KnightBrolaire said:


> Just saw it. I thoroughly enjoyed it. I dont know why the critics are crapping on it, it's a fun popcorn flick.



Maybe they have higher standards than "fun thing that you won't remember in a week"? Half the POSITIVE reviews sound negative with this.

I guess I'll have to sit this one out too. I hate contributing money to a bad cause like this. I don't regret watching the long version of BVS, but they just released a statement here saying "this is the only version!!!" I think the director may have just been playing politics and been lying to avoid pissing off the studio by telling the truth (aka, they took his movie and messed it all up to try and make it more marketable). I dunno, though. I think his films all have a very common theme of bro-tastic d-bags with stupid nicknames slapping each other on the back and busting each other's balls and talking about all the women they're going to bang and acting like total dicks and maybe throwing in one girl that has to be massively overcompensating for something by acting even more like a brotastic d-bag. I HATED End of Watch and slightly less hated Sabotage, but I will say that Fury starts off the exact same way until he legitimately deconstructs that very idea (that scene with the two German women is even tenser than the opening in Inglorious Basterds), so I don't think he's an idiot. This probably could have been interesting. It sounds like they made him come up with the entire script and plan for directing it in like, 6 weeks. Marvel has never done that to a director, which is a good thing in terms of allowing the scripts to not be messes (but, they also exact a lot more control over keeping them in the "house style").
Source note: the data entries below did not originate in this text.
Measured after the change: 305,800 frames/s, median of 6. About the same (+0.2%).

```diff
diff --git a/weiner_slamit_v2_amd/csrc/orb_kernels.hip b/weiner_slamit_v2_amd/csrc/orb_kernels.hip
--- a/weiner_slamit_v2_amd/csrc/orb_kernels.hip
+++ b/weiner_slamit_v2_amd/csrc/orb_kernels.hip
@@ -1078,26 +1078,30 @@
                                         node_cap, wave_tmp, s_vars);
 }
 
-struct DiscTable { signed char uv[64][32]; int n; };
-__constant__ DiscTable c_disc;
-
-static DiscTable make_disc() {
+struct IcMaskTable { uint32_t m[64][8]; };
+__constant__ __attribute__((aligned(16))) IcMaskTable c_icmask;
+
+static IcMaskTable make_icmask() {
     static const int umax[16] = {15, 15, 15, 15, 14, 14, 14, 13, 13, 12, 11, 10, 9, 8, 6, 3};
-    DiscTable t;
-    for (int l = 0; l < 64; ++l) for (int k = 0; k < 32; ++k) t.uv[l][k] = 0;
-    t.n = 0;
-    for (int v = -15; v <= 15; ++v)
-        for (int u = -umax[v < 0 ? -v : v]; u <= umax[v < 0 ? -v : v]; ++u) {
-            t.uv[t.n & 63][2 * (t.n >> 6)] = (signed char)u; t.uv[t.n & 63][2 * (t.n >> 6) + 1] = (signed char)v;
-            ++t.n;
-        }
+    IcMaskTable t;
+    for (int l = 0; l < 64; ++l) {
+        for (int k = 0; k < 8; ++k) t.m[l][k] = 0;
+        const int r = l >> 1, c = l & 1;
+        if (r > 30) continue;
+        const int v = r - 15, um = umax[v < 0 ? -v : v];
+        for (int b = 0; b < 16; ++b) {
+            const int col = 16 * c + b, u = col - 15;
+            if (u < -um || u > um) continue;
+            t.m[l][b >> 2] |= 1u << (8 * (b & 3));
+            t.m[l][4 + (b >> 2)] |= (uint32_t)col << (8 * (b & 3));
+        }
+    }
     return t;
 }
 
 #define IC_KP_PER_WAVE 8
 #define IC_R 15
 #define IC_ROWS (2 * IC_R + 1)
-#define IC_PITCH 32
 
 template <int CTRL>
 __device__ __forceinline__ int dpp_i32(int v) { return __builtin_amdgcn_update_dpp(0, v, CTRL, 0xF, 0xF, false); }
@@ -1130,50 +1134,30 @@
     int stride;
     if (level == 0) { src = img0 + (size_t)frame * img0_frame; stride = (int)img0_stride; }
     else { src = pyr + L.plane_off + (size_t)frame * L.plane_bytes; stride = L.stride; }
-    __shared__ __attribute__((aligned(16))) uint8_t s_win[4][IC_KP_PER_WAVE][IC_ROWS * IC_PITCH];
-    const int wvi = threadIdx.x >> 6;
     OrbLevelKp* kp0 = lkp + L.kp_off + (size_t)frame * kp_frame_stride;
     typedef unsigned ic_u4 __attribute__((ext_vector_type(4), aligned(1)));
-    {
-        const int lr = min(lane >> 1, IC_ROWS - 1), lc = lane & 1;
-        const unsigned loff = __umul24((unsigned)lr, (unsigned)stride) + 16u * (unsigned)lc;
-        ic_u4 ld[IC_KP_PER_WAVE];
-#pragma unroll
-        for (int k = 0; k < IC_KP_PER_WAVE; ++k) {
-            const int i = min(i0 + k, count - 1);
-            const uint8_t* corner = src + (__umul24((unsigned)(kp0[i].y - IC_R), (unsigned)stride) + (unsigned)(kp0[i].x - IC_R));
-            ld[k] = *reinterpret_cast<const ic_u4*>(corner + loff);
-        }
-#pragma unroll
-        for (int k = 0; k < IC_KP_PER_WAVE; ++k)
-            if (lane < 2 * IC_ROWS) *reinterpret_cast<uint4*>(&s_win[wvi][k][lr * IC_PITCH + 16 * lc]) = make_uint4(ld[k].x, ld[k].y, ld[k].z, ld[k].w);
-    }
-    int off[12], wu[12], wv[12];
-    {
-        const uint4 t0 = *reinterpret_cast<const uint4*>(&c_disc.uv[lane][0]);
-        const uint2 t1 = *reinterpret_cast<const uint2*>(&c_disc.uv[lane][16]);
-        const uint32_t tw[6] = {t0.x, t0.y, t0.z, t0.w, t1.x, t1.y};
-#pragma unroll
-        for (int j = 0; j < 12; ++j) {
-            const uint32_t pr = tw[j >> 1] >> (16 * (j & 1));
-            const int u = (int)(signed char)(pr & 0xFFu), v = (int)(signed char)((pr >> 8) & 0xFFu);
-            off[j] = (v + IC_R) * IC_PITCH + (u + IC_R); wu[j] = u; wv[j] = v;
-        }
+    const int lr = min(lane >> 1, IC_ROWS - 1), lc = lane & 1;
+    const unsigned loff = __umul24((unsigned)lr, (unsigned)stride) + 16u * (unsigned)lc;
+    const int vrow = lr - IC_R;
+    const uint4 mk = *reinterpret_cast<const uint4*>(&c_icmask.m[lane][0]);
+    const uint4 wt = *reinterpret_cast<const uint4*>(&c_icmask.m[lane][4]);
+    ic_u4 ld[IC_KP_PER_WAVE];
+#pragma unroll
+    for (int k = 0; k < IC_KP_PER_WAVE; ++k) {
+        const int i = min(i0 + k, count - 1);
+        const uint8_t* corner = src + (__umul24((unsigned)(kp0[i].y - IC_R), (unsigned)stride) + (unsigned)(kp0[i].x - IC_R));
+        ld[k] = *reinterpret_cast<const ic_u4*>(corner + loff);
     }
     const float factorPI = (float)(3.14159265358979323846 / 180.f);
-    wave_sync_lds();
-    int val[IC_KP_PER_WAVE][12];
-#pragma unroll
-    for (int k = 0; k < IC_KP_PER_WAVE; ++k)
-#pragma unroll
-        for (int j = 0; j < 12; ++j) val[k][j] = s_win[wvi][k][off[j]];
     int V[2 * IC_KP_PER_WAVE];
 #pragma unroll
     for (int k = 0; k < IC_KP_PER_WAVE; ++k) {
-        int m10 = 0, m01 = 0;
-#pragma unroll
-        for (int j = 0; j < 12; ++j) { m10 += __mul24(wu[j], val[k][j]); m01 += __mul24(wv[j], val[k][j]); }
-        V[2 * k] = m10; V[2 * k + 1] = m01;
+        const unsigned s0 = __builtin_amdgcn_udot4(ld[k].w, mk.w, __builtin_amdgcn_udot4(ld[k].z, mk.z,
+                            __builtin_amdgcn_udot4(ld[k].y, mk.y, __builtin_amdgcn_udot4(ld[k].x, mk.x, 0u, false), false), false), false);
+        const unsigned s1 = __builtin_amdgcn_udot4(ld[k].w, wt.w, __builtin_amdgcn_udot4(ld[k].z, wt.z,
+                            __builtin_amdgcn_udot4(ld[k].y, wt.y, __builtin_amdgcn_udot4(ld[k].x, wt.x, 0u, false), false), false), false);
+        V[2 * k] = (int)s1 - IC_R * (int)s0;
+        V[2 * k + 1] = vrow * (int)s0;
     }
     {
         const bool b0 = lane & 1, b1 = lane & 2, b2 = lane & 4, b3 = lane & 8;
@@ -1567,8 +1551,8 @@
 extern "C++" {
 
 hipError_t orbk_upload_pattern(hipStream_t st) {
-    static const DiscTable disc = make_disc();
-    hipError_t e = hipMemcpyToSymbolAsync(HIP_SYMBOL(c_disc), &disc, sizeof(disc), 0, hipMemcpyHostToDevice, st);
+    static const IcMaskTable icmask = make_icmask();
+    hipError_t e = hipMemcpyToSymbolAsync(HIP_SYMBOL(c_icmask), &icmask, sizeof(icmask), 0, hipMemcpyHostToDevice, st);
     if (e != hipSuccess) return e;
     return hipMemcpyToSymbolAsync(HIP_SYMBOL(c_pattern), slamit_orb_pattern, SLAMIT_ORB_PATTERN_INTS, 0,
                                   hipMemcpyHostToDevice, st);
```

I guess we'll see if it is a success. Evidently this one only has to make 800 million to be considered successful, unlike BvS's billion.


----------



## Sephiroth952 (Aug 5, 2016)

Went and saw it today. Tbh its not a bad flick. Was it as good as the hype made it to be? Naw, but it was certainly a fun little action flick. The only problem I have with it is that it couldn't choose whether it wanted to be a grimdark modern superhero movie or a comedy action romp. I would have rathered it lean more toward the latter, but it still had some pretty funny moments.
All together 6/10, would recommend at least one viewing.


----------



## KnightBrolaire (Aug 6, 2016)

wankerness said:


> Maybe they have higher standards than "fun thing that you won't remember in a week"? Half the POSITIVE reviews sound negative with this.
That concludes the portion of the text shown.